▼

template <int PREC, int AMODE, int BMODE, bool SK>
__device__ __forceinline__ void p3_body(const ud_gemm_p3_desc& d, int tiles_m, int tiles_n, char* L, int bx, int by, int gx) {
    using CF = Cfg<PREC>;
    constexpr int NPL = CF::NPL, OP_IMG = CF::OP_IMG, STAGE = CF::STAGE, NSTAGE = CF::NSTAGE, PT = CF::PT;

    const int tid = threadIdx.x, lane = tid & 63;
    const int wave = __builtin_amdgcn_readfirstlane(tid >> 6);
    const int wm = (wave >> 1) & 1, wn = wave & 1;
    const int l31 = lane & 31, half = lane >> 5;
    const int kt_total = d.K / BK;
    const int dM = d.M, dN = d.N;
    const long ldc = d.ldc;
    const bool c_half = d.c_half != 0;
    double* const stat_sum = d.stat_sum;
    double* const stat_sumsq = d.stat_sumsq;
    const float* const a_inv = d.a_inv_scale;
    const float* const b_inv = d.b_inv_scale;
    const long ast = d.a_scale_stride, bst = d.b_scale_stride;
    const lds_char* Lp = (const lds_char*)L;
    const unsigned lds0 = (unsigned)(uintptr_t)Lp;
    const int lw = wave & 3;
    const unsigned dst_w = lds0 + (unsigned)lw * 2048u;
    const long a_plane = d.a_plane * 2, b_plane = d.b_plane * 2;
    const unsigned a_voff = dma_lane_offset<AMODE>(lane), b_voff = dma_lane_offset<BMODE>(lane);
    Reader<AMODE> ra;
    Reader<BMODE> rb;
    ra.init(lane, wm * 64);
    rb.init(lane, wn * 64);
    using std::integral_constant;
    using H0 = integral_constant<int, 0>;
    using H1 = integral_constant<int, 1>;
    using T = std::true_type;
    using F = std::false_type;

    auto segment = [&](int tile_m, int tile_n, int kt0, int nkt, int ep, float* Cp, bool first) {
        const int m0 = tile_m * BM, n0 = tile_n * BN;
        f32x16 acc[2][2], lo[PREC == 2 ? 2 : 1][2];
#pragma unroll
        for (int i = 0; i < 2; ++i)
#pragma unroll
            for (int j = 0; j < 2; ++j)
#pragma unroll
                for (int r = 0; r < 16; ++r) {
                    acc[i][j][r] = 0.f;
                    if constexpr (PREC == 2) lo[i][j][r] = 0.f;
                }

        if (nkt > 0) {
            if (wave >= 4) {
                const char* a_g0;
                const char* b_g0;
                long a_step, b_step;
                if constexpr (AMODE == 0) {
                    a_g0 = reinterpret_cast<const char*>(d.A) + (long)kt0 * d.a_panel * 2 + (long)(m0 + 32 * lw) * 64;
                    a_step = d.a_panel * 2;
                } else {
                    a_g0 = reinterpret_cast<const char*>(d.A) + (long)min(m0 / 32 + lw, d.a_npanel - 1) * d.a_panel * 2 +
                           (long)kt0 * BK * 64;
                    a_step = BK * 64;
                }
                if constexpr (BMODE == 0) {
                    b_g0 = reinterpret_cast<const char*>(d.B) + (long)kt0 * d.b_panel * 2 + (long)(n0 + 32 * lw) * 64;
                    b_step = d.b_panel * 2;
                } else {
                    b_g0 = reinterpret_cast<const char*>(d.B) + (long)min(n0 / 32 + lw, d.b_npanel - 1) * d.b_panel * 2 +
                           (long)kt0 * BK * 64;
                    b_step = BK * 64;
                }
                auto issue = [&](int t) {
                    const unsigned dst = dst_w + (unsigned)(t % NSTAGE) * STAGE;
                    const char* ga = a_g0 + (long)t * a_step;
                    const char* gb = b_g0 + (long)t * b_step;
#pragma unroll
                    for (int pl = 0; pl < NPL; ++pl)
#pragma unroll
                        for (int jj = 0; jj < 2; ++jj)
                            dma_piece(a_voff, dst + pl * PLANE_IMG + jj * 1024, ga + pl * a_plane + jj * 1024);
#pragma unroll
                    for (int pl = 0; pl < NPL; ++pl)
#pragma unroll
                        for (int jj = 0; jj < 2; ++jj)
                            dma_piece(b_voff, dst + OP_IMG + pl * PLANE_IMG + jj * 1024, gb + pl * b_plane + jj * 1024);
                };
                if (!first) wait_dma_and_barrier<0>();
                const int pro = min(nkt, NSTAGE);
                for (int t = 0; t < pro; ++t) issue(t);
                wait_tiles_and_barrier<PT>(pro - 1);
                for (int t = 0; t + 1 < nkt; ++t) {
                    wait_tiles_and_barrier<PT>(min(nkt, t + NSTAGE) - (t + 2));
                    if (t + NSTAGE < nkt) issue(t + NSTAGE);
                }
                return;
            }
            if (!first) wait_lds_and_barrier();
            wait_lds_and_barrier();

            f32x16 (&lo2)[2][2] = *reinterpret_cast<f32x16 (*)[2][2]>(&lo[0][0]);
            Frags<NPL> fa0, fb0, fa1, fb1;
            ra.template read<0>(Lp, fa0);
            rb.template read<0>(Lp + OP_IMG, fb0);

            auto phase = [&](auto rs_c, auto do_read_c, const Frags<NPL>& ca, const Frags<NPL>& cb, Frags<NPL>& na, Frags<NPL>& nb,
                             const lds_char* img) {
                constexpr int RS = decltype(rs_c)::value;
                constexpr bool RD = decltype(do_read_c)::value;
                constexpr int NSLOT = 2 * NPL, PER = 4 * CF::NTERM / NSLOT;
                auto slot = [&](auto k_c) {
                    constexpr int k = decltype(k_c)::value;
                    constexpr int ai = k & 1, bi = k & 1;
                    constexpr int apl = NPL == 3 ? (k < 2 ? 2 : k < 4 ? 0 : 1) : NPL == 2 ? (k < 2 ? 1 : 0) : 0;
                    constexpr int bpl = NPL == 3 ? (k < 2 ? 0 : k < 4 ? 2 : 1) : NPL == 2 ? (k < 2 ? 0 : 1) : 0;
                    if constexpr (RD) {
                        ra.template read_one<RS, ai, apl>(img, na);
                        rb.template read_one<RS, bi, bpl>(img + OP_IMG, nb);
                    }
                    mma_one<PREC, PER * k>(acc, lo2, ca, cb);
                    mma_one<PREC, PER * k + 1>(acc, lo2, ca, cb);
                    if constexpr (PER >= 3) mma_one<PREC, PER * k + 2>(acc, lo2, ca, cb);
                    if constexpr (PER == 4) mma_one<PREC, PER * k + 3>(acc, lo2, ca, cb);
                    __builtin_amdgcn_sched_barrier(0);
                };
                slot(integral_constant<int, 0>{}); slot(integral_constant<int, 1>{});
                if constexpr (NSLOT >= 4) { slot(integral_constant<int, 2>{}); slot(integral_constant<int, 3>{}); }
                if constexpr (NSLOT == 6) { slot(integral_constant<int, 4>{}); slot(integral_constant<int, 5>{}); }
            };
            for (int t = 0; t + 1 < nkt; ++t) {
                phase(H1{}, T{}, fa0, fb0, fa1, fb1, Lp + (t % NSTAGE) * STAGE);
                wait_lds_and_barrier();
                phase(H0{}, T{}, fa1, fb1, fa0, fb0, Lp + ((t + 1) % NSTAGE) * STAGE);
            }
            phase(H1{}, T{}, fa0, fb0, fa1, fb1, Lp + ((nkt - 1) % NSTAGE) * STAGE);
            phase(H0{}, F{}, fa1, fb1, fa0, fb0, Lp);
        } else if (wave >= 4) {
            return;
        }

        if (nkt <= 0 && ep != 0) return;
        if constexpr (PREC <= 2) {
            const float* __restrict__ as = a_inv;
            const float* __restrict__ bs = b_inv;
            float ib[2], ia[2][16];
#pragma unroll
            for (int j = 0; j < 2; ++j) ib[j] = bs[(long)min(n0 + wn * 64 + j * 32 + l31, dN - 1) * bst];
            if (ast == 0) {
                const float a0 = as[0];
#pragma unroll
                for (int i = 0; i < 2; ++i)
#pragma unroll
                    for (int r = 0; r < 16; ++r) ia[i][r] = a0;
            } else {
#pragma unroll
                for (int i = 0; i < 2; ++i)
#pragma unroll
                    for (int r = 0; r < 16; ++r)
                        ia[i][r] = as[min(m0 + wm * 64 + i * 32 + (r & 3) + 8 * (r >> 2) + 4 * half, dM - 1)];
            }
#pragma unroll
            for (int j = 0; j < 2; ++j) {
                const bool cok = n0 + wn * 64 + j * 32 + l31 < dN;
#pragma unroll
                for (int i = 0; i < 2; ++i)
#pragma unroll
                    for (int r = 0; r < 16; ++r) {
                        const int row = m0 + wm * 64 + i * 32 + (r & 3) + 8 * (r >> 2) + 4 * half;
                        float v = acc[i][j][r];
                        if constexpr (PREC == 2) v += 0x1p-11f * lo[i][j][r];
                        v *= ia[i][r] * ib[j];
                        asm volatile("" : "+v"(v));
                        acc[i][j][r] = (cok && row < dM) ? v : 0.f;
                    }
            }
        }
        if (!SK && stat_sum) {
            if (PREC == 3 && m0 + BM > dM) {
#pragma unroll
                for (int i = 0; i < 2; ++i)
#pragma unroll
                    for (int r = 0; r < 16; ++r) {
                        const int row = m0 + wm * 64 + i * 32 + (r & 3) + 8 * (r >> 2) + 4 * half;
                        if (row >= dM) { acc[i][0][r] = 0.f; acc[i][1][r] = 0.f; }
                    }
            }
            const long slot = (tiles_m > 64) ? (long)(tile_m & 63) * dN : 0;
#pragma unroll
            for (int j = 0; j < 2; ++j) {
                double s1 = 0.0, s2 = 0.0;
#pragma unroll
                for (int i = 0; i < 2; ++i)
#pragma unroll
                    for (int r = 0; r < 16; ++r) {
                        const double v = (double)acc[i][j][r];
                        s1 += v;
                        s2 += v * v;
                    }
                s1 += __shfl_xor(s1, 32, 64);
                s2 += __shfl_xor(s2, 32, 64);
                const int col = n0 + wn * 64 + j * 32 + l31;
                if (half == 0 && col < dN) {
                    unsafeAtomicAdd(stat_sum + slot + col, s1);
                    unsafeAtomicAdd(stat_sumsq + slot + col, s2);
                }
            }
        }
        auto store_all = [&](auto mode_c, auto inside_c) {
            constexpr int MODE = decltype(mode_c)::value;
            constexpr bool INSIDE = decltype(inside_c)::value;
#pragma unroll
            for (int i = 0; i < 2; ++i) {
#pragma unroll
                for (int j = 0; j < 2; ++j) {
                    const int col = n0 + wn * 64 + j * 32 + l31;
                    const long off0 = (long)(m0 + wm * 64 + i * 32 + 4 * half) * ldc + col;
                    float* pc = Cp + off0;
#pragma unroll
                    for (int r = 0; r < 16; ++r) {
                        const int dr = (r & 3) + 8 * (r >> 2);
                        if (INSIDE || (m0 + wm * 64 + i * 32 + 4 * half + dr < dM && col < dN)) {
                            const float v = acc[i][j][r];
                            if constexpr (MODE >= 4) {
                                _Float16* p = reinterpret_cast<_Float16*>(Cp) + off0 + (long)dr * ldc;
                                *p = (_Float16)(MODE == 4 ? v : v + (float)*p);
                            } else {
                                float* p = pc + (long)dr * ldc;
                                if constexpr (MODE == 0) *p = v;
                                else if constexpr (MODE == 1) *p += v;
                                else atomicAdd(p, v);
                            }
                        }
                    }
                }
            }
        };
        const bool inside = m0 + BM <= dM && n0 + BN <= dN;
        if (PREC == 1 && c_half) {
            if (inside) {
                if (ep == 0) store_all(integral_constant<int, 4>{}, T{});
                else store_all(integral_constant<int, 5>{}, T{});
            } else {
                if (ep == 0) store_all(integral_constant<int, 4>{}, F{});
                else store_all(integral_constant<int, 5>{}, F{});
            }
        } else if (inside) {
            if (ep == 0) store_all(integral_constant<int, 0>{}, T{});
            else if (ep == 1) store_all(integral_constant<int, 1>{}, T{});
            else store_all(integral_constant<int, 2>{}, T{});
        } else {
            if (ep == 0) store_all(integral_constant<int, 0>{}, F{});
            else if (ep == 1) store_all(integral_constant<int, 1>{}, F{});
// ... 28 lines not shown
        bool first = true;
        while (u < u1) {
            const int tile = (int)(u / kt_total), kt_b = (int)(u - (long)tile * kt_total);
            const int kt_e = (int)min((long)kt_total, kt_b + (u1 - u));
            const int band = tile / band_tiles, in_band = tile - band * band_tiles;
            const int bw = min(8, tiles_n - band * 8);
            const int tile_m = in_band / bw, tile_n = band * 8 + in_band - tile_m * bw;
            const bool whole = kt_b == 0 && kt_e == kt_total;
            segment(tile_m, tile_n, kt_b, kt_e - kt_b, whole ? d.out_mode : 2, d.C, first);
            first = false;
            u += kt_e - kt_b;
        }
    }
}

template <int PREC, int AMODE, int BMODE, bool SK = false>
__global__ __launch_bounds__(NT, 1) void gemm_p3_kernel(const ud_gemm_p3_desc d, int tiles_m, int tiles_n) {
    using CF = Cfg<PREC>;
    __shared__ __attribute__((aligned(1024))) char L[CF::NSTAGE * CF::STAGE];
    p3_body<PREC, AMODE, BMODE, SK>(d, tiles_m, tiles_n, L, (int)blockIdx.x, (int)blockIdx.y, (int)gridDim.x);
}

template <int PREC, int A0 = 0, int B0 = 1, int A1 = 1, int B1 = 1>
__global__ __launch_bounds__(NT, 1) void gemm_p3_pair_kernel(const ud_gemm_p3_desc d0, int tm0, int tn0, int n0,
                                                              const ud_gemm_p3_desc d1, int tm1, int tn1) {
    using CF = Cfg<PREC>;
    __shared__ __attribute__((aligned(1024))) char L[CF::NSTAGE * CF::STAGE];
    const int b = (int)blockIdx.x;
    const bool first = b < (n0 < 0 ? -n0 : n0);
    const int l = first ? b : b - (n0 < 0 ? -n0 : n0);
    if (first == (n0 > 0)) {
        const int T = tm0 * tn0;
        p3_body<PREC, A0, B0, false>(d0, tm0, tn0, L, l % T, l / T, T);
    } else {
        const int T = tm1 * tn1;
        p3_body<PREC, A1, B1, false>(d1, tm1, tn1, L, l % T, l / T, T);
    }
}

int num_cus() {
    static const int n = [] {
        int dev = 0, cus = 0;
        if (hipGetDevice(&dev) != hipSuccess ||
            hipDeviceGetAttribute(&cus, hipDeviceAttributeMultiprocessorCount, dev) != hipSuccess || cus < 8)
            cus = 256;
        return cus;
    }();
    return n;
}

▲

What is required → Reproduce the material above exactly, beginning at its first line and ending with the line that holds "if constexpr (AMODE". Include nothing else.

Solution for this exercise →
template <int PREC, int AMODE, int BMODE, bool SK>
__device__ __forceinline__ void p3_body(const ud_gemm_p3_desc& d, int tiles_m, int tiles_n, char* L, int bx, int by, int gx) {
    using CF = Cfg<PREC>;
    constexpr int NPL = CF::NPL, OP_IMG = CF::OP_IMG, STAGE = CF::STAGE, NSTAGE = CF::NSTAGE, PT = CF::PT;

    const int tid = threadIdx.x, lane = tid & 63;
    const int wave = __builtin_amdgcn_readfirstlane(tid >> 6);
    const int wm = (wave >> 1) & 1, wn = wave & 1;
    const int l31 = lane & 31, half = lane >> 5;
    const int kt_total = d.K / BK;
    const int dM = d.M, dN = d.N;
    const long ldc = d.ldc;
    const bool c_half = d.c_half != 0;
    double* const stat_sum = d.stat_sum;
    double* const stat_sumsq = d.stat_sumsq;
    const float* const a_inv = d.a_inv_scale;
    const float* const b_inv = d.b_inv_scale;
    const long ast = d.a_scale_stride, bst = d.b_scale_stride;
    const lds_char* Lp = (const lds_char*)L;
    const unsigned lds0 = (unsigned)(uintptr_t)Lp;
    const int lw = wave & 3;
    const unsigned dst_w = lds0 + (unsigned)lw * 2048u;
    const long a_plane = d.a_plane * 2, b_plane = d.b_plane * 2;
    const unsigned a_voff = dma_lane_offset<AMODE>(lane), b_voff = dma_lane_offset<BMODE>(lane);
    Reader<AMODE> ra;
    Reader<BMODE> rb;
    ra.init(lane, wm * 64);
    rb.init(lane, wn * 64);
    using std::integral_constant;
    using H0 = integral_constant<int, 0>;
    using H1 = integral_constant<int, 1>;
    using T = std::true_type;
    using F = std::false_type;

    auto segment = [&](int tile_m, int tile_n, int kt0, int nkt, int ep, float* Cp, bool first) {
        const int m0 = tile_m * BM, n0 = tile_n * BN;
        f32x16 acc[2][2], lo[PREC == 2 ? 2 : 1][2];
#pragma unroll
        for (int i = 0; i < 2; ++i)
#pragma unroll
            for (int j = 0; j < 2; ++j)
#pragma unroll
                for (int r = 0; r < 16; ++r) {
                    acc[i][j][r] = 0.f;
                    if constexpr (PREC == 2) lo[i][j][r] = 0.f;
                }

        if (nkt > 0) {
            if (wave >= 4) {
                const char* a_g0;
                const char* b_g0;
                long a_step, b_step;
                if constexpr (AMODE == 0) {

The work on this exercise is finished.